Figure 2: Flowchart of our systematic review - summary of how the systematic search was conducted and eligible studies were identified (PRISMA flow diagram).
PRISMA, Preferred Reporting Items for Systematic reviews and Meta-Analyses.Study characteristics
Out of the 28 studies included, 21 studies were related to the effectiveness of G-Rk1 only and seven studies were reported on the combined effects of G-Rk1 and G-Rg5. The most common study design was in vitro study with 22 studies (Ahn et al., 2016; Ju et al., 2012; Kang et al., 2007; Kang et al., 2006; Kim et al., 2012; Kim et al., 2009; Kim et al., 2008; Kim et al., 2013b; Ko et al., 2009; Kwak & Pyo, 2016; Lee et al., 2009; Lee et al., 2010; Lee, 2014; Lim et al., 2009; Liu et al., 2007; Park et al., 2002; Ponnuraj et al., 2014; Quan et al., 2015; Ryu et al., 2016; Siddiqi et al., 2014; Toh et al., 2011; Xue et al., 2017), while in vivo study was less common with only two studies (Jing et al., 2006; Kim et al., 2010).
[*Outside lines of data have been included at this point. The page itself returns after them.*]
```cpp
extern "C" int tpg_rowcombine_edge_fwd(const void *Y, const int32_t *idx, int dtype_in, int dtype_out, int B, int N,
                                       int K, int C, float slope_a, float slope_e, void *out, void *stream) {
    if (B < 0 || N <= 0 || K < 0 || C <= 0) return TPG_ERR_ARG;
    if ((long long)B * N * K == 0) return TPG_OK;
    if (!Y || !idx || !out) return TPG_ERR_ARG;
    if (!dtype_ok(dtype_in) || !dtype_ok(dtype_out) || !aligned16(Y, out, nullptr, nullptr)) return TPG_ERR_UNSUPPORTED;
    const int esz = dtype_in == TPG_DTYPE_F32 ? 4 : 2;
    if (((size_t)C * esz) & 15) return TPG_ERR_UNSUPPORTED;
    const char *y = static_cast<const char *>(Y);
    const void *A = y + (size_t)C * esz, *E = y;
    hipStream_t st = tpg_stream(stream);
#define TPG_FWD(TI, TO) fwd_go<TI, TO>(A, E, idx, MODE_EDGE, B, N, N, K, C, slope_e, out, st, 2 * C, slope_a)
    const int rc = TPG_DISPATCH2(dtype_in, dtype_out, TPG_FWD);
#undef TPG_FWD
    if (rc) return rc;
    TPG_RETURN_IF_LAUNCH_FAILED();
    return TPG_OK;
}

extern "C" int tpg_rowcombine_edge_bwd(const void *gout, const int32_t *idx, const int32_t *offs, const int32_t *list,
                                       const void *Y, int dtype_in, int dtype_out, int B, int N, int K, int C,
                                       float slope_a, float slope_e, void *gY, void *stream) {
    if (B < 0 || N <= 0 || K < 0 || C <= 0) return TPG_ERR_ARG;
    if (B == 0) return TPG_OK;
    if (!gout || !idx || !offs || !list || !Y || !gY) return TPG_ERR_ARG;
    if (!dtype_ok(dtype_in) || !dtype_ok(dtype_out) || !aligned16(gout, gY, Y, nullptr)) return TPG_ERR_UNSUPPORTED;
    const int esz = dtype_in == TPG_DTYPE_F32 ? 4 : 2;
    if (((size_t)C * esz) & 15) return TPG_ERR_UNSUPPORTED;
    const char *y = static_cast<const char *>(Y);
    char *gy = static_cast<char *>(gY);
    const void *A = y + (size_t)C * esz, *E = y;
    void *gA = gy + (size_t)C * esz, *gE = gy;
    hipStream_t st = tpg_stream(stream);
#define TPG_BWD(TI, TG) bwd_go<TI, TG>(gout, idx, offs, list, E, MODE_EDGE, B, N, N, K, C, slope_e, gA, gE, st, 2 * C, A, slope_a)
    const int rc = TPG_DISPATCH2(dtype_in, dtype_out, TPG_BWD);
#undef TPG_BWD
    if (rc) return rc;
    TPG_RETURN_IF_LAUNCH_FAILED();
    return TPG_OK;
}
```

### temporal-pointcloud-upsampling-gan_amd/ops.py

```python
import ctypes as C

import os

import numpy as np
import torch

from . import _lib

_BACKENDS = {}


class OpTimer:

    def __init__(self):
        self.pending = {}

    def record(self, name, nbytes, stream_of, launch, flops=0):
        st = torch.cuda.current_stream(stream_of.device)
        a = torch.cuda.Event(enable_timing=True)
        b = torch.cuda.Event(enable_timing=True)
        a.record(st)
        out = launch()
        b.record(st)
        self.pending.setdefault(name, []).append((a, b, nbytes, flops))
# ... 512 lines not shown
        return g

    def gather_rows_fwd(self, rows, idx):
        B, N, Cc = rows.shape
        S = idx.shape[1]
        out = torch.empty((B, S, Cc), dtype=torch.float32, device=rows.device)
        self._call("tpg_gather_rows_fwd_f32", "gather_fwd", 4 * B * S * (2 * Cc + 1), rows,
                   _ptr(rows), _ptr(idx), B, N, S, Cc, _ptr(out))
        return out

    def gather_rows_bwd(self, gout, idx, N):
        B, S, Cc = gout.shape
        g = torch.empty((B, N, Cc), dtype=torch.float32, device=gout.device)
        self._call("tpg_gather_rows_bwd_f32", "gather_bwd", 4 * B * (Cc * N + S + 2 * Cc * S), gout,
                   _ptr(gout), _ptr(idx), B, N, S, Cc, _ptr(g))
        return g

    def ball_query(self, radius, nsample, xyz, new_xyz):
        B, N, _ = xyz.shape
        S = new_xyz.shape[1]
        idx = torch.empty((B, S, nsample), dtype=torch.int32, device=xyz.device)
        self._call("tpg_ball_query_f32", "ball_query", 12 * B * (N + S) + 4 * B * S * nsample, xyz,
                   _ptr(xyz), _ptr(new_xyz), B, N, S, float(radius), nsample, _ptr(idx))
        return idx

    def group_fwd(self, feat, idx):
        B, Cc, N = feat.shape
        _, S, K = idx.shape
        out = torch.empty((B, Cc, S, K), dtype=torch.float32, device=feat.device)
        self._call("tpg_group_fwd_f32", "group_fwd", 4 * B * (Cc * N + S * K + Cc * S * K), feat,
                   _ptr(feat), _ptr(idx), B, Cc, N, S, K, _ptr(out))
        return out

    def group_bwd(self, gout, idx, N):
        B, Cc, S, K = gout.shape
        g = torch.empty((B, Cc, N), dtype=torch.float32, device=gout.device)
        self._call("tpg_group_bwd_f32", "group_bwd", 4 * B * (Cc * N + S * K + Cc * S * K), gout,
                   _ptr(gout), _ptr(idx), B, Cc, N, S, K, _ptr(g))
        return g

    def three_nn(self, unknown, known):
        B, n, _ = unknown.shape
        m = known.shape[1]
        d2 = torch.empty((B, n, 3), dtype=torch.float32, device=unknown.device)
        idx = torch.empty((B, n, 3), dtype=torch.int32, device=unknown.device)
        self._call("tpg_three_nn_f32", "three_nn", 12 * B * (n + m) + 24 * B * n, unknown,
                   _ptr(unknown), _ptr(known), B, n, m, _ptr(d2), _ptr(idx))
        return d2, idx

    def three_interp_fwd(self, feat, idx, w):
        B, Cc, m = feat.shape
        n = idx.shape[1]
        out = torch.empty((B, Cc, n), dtype=torch.float32, device=feat.device)
        self._call("tpg_three_interp_fwd_f32", "three_interp_fwd", 4 * B * (Cc * m + 6 * n + Cc * n), feat,
                   _ptr(feat), _ptr(idx), _ptr(w), B, Cc, m, n, _ptr(out))
        return out

    def three_interp_bwd(self, gout, idx, w, m):
        B, Cc, n = gout.shape
        g = torch.empty((B, Cc, m), dtype=torch.float32, device=gout.device)
        self._call("tpg_three_interp_bwd_f32", "three_interp_bwd", 4 * B * (Cc * m + 6 * n + Cc * n), gout,
                   _ptr(gout), _ptr(idx), _ptr(w), B, Cc, m, n, _ptr(g))
        return g

    def rowcombine_fwd(self, U, QE, idx, mode, slope, out_dtype):
        B, N, Cc = U.shape
        _, S, K = idx.shape
        out = torch.empty((B, S, K, Cc), dtype=out_dtype, device=U.device)
        nbytes = (U.element_size() * B * Cc * (N + (S if QE is not None else 0)) + 4 * B * S * K
                  + out.element_size() * B * S * K * Cc)
        self._call("tpg_rowcombine_fwd", "rowcombine_fwd", nbytes, U,
                   _ptr(U), _ptr(QE), _ptr(idx), mode, _DTYPE_CODE[U.dtype], _DTYPE_CODE[out_dtype],
                   B, N, S, K, Cc, float(slope), _ptr(out))
        return out

    def invert_index(self, idx, N):
        B = idx.shape[0]
        SK = idx[0].numel()
        offs = torch.empty((B, N + 1), dtype=torch.int32, device=idx.device)
        lst = torch.empty((B, SK), dtype=torch.int32, device=idx.device)
        tmp = torch.empty((B, SK), dtype=torch.int32, device=idx.device) if N > 256 else None
        self._call("tpg_invert_index", "invert_index", 4 * B * (2 * SK + N + 1), idx,
                   _ptr(idx), B, N, SK, _ptr(offs), _ptr(lst), _ptr(tmp))
        return offs, lst

    def rowcombine_bwd(self, gout, idx, E, mode, N, slope, in_dtype, inverse=None):
        B, S, K, Cc = gout.shape
        if inverse is None:
            inverse = self.invert_index(idx, N)
        offs, lst = inverse
        gU = torch.empty((B, N, Cc), dtype=in_dtype, device=gout.device)
        gQE = torch.empty((B, S, Cc), dtype=in_dtype, device=gout.device) if mode != 0 else None
        nbytes = (gout.element_size() * B * S * K * Cc * (2 if mode == 1 else 1) + 8 * B * S * K
                  + gU.element_size() * B * Cc * (N + (S if mode else 0)))
        self._call("tpg_rowcombine_bwd", "rowcombine_bwd", nbytes, gout,
                   _ptr(gout), _ptr(idx), _ptr(offs), _ptr(lst), _ptr(E), mode, _DTYPE_CODE[in_dtype],
                   _DTYPE_CODE[gout.dtype], B, N, S, K, Cc, float(slope), _ptr(gU), _ptr(gQE))
        return gU, gQE


    def rowcombine_edge_fwd(self, Y, idx, slope_a, slope_e, out_dtype):
        B, N, C2 = Y.shape
        Cc, K = C2 // 2, idx.shape[2]
        out = torch.empty((B, N, K, Cc), dtype=out_dtype, device=Y.device)
        nbytes = Y.element_size() * B * N * C2 + 4 * B * N * K + out.element_size() * B * N * K * Cc
        self._call("tpg_rowcombine_edge_fwd", "rowcombine_fwd", nbytes, Y,
                   _ptr(Y), _ptr(idx), _DTYPE_CODE[Y.dtype], _DTYPE_CODE[out_dtype], B, N, K, Cc, float(slope_a),
                   float(slope_e), _ptr(out))
        return out

    def rowcombine_edge_bwd(self, gout, idx, Y, slope_a, slope_e, inverse=None):
        B, N, K, Cc = gout.shape
        if inverse is None:
            inverse = self.invert_index(idx, N)
        offs, lst = inverse
        gY = torch.empty_like(Y)
        nbytes = gout.element_size() * B * N * K * Cc * 2 + 8 * B * N * K + 2 * Y.element_size() * B * N * 2 * Cc
        self._call("tpg_rowcombine_edge_bwd", "rowcombine_bwd", nbytes, gout,
                   _ptr(gout), _ptr(idx), _ptr(offs), _ptr(lst), _ptr(Y), _DTYPE_CODE[Y.dtype], _DTYPE_CODE[gout.dtype],
                   B, N, K, Cc, float(slope_a), float(slope_e), _ptr(gY))
        return gY

    def head_bn_act_fwd(self, h, gamma, beta, running_mean, running_var, nbt, momentum, eps, slope, mask):
        B, Cc = h.shape
        y = torch.empty_like(h)
        mean = torch.empty(Cc, dtype=torch.float32, device=h.device)
        rstd = torch.empty(Cc, dtype=torch.float32, device=h.device)
        self._call("tpg_head_bn_act_fwd", "head_bn_act", 4 * B * Cc * (3 if mask is not None else 2), h,
                   _ptr(h), B, Cc, _ptr(gamma), _ptr(beta), _ptr(running_mean), _ptr(running_var), _ptr(nbt),
                   float(momentum), float(eps), float(slope), _ptr(mask), _ptr(y), _ptr(mean), _ptr(rstd))
        return y, mean, rstd

    def head_bn_act_bwd(self, gy, h, mean, rstd, gamma, beta, slope, mask, need_affine):
        B, Cc = h.shape
        dh = torch.empty_like(h)
        dg = torch.empty(Cc, dtype=torch.float32, device=h.device) if need_affine else None
        db = torch.empty(Cc, dtype=torch.float32, device=h.device) if need_affine else None
        self._call("tpg_head_bn_act_bwd", "head_bn_act_bwd", 4 * B * Cc * (4 if mask is not None else 3), h,
                   _ptr(gy), _ptr(h), _ptr(mean), _ptr(rstd), _ptr(gamma), _ptr(beta), float(slope), _ptr(mask), B, Cc,
                   _ptr(dh), _ptr(dg), _ptr(db))
        return dh, dg, db

    def _bn_ws(self, x, C_, nseg=1):
        need = self.lib.tpg_rowbn_workspace_bytes(max(C_, 256), max(nseg, 1)) // 4
        return self._workspace("rowbn", x, need, zeroed=True)

    def rowbn_fwd(self, x, K, eps, momentum, training, running_mean, running_var, gamma, beta, slope,
                  mean, rstd, out_dtype, num_batches_tracked=None, nseg=1, mean_shift=None):
        P, Cc = x.shape
        rows = P // K if K else P
        y = torch.empty((rows, Cc), dtype=out_dtype, device=x.device)
        arg = torch.empty((rows, Cc), dtype=torch.uint8, device=x.device) if K else None
        ws = self._bn_ws(x, Cc, nseg)
        args = (_ptr(x), _DTYPE_CODE[x.dtype], P, K, Cc, float(eps), float(momentum), int(training),
                _ptr(running_mean), _ptr(running_var), _ptr(num_batches_tracked), _ptr(mean_shift), _ptr(gamma),
                _ptr(beta),
                float(slope), _ptr(mean),
                _ptr(rstd), _ptr(y), _DTYPE_CODE[out_dtype], _ptr(arg), _ptr(ws), int(nseg))
        b_stats = x.element_size() * P * Cc
        b_apply = x.element_size() * P * Cc + y.element_size() * rows * Cc + (rows * Cc if K else 0)
        if _timer is None:
            self._call("tpg_rowbn_fwd", "rowbn_fwd", b_stats + b_apply, x, *args, 0)
        else:
            if training:
                self._call("tpg_rowbn_fwd", "rowbn_fwd_stats", b_stats, x, *args, 1)
            self._call("tpg_rowbn_fwd", "rowbn_fwd_apply_max" if K else "rowbn_fwd_apply", b_apply, x, *args, 2)
# ... 2300 lines not shown
```

Before: 83.42 steps/s.

## Split index inversion across destination slices with multiple workgroups per batch

Adds a sliced invert-index kernel in which each workgroup owns a contiguous range of destination rows. It counts per-wave entries in LDS, scans them, and ranks entries through a per-wave ring with ballot-based stable ranking. This replaces the single-workgroup-per-batch two-pass radix sort when N and SK fit the heuristics, so many more CUs are used and the tmp buffer pass is avoided. The cost is that every workgroup rescans the whole index array, so the total reads of idx grow with the number of slices.

```diff
diff --git a/include/tpgan_ops.h b/include/tpgan_ops.h
--- a/include/tpgan_ops.h
+++ b/include/tpgan_ops.h
@@ -89,6 +89,11 @@
 
 int tpg_invert_index(const int32_t *idx, int B, int N, int SK, int32_t *offs, int32_t *list,
                      int32_t *tmp, void *stream);
+
+int tpg_invert_index_sliced(const int32_t *idx, int B, int N, int SK, int slice_dests, int32_t *offs,
+                            int32_t *list, void *stream);
+int tpg_invert_index_slice_dests(int B, int N, int SK);
+int tpg_invert_index_sliced_const(int which);
 
 int tpg_rowcombine_bwd(const void *gout, const int32_t *idx, const int32_t *offs, const int32_t *list,
                        const void *E, int mode, int dtype_in, int dtype_out, int B, int N, int S, int K,
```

The remaining four articles were both in vitro and in vivo studies (Bao et al., 2005; Hu et al., 2017; Maeng et al., 2013; Park et al., 2015). A summary of the included studies was presented in Table 1. For G-Rk1, bioactivities and mechanism of actions were summarized in Fig. 3.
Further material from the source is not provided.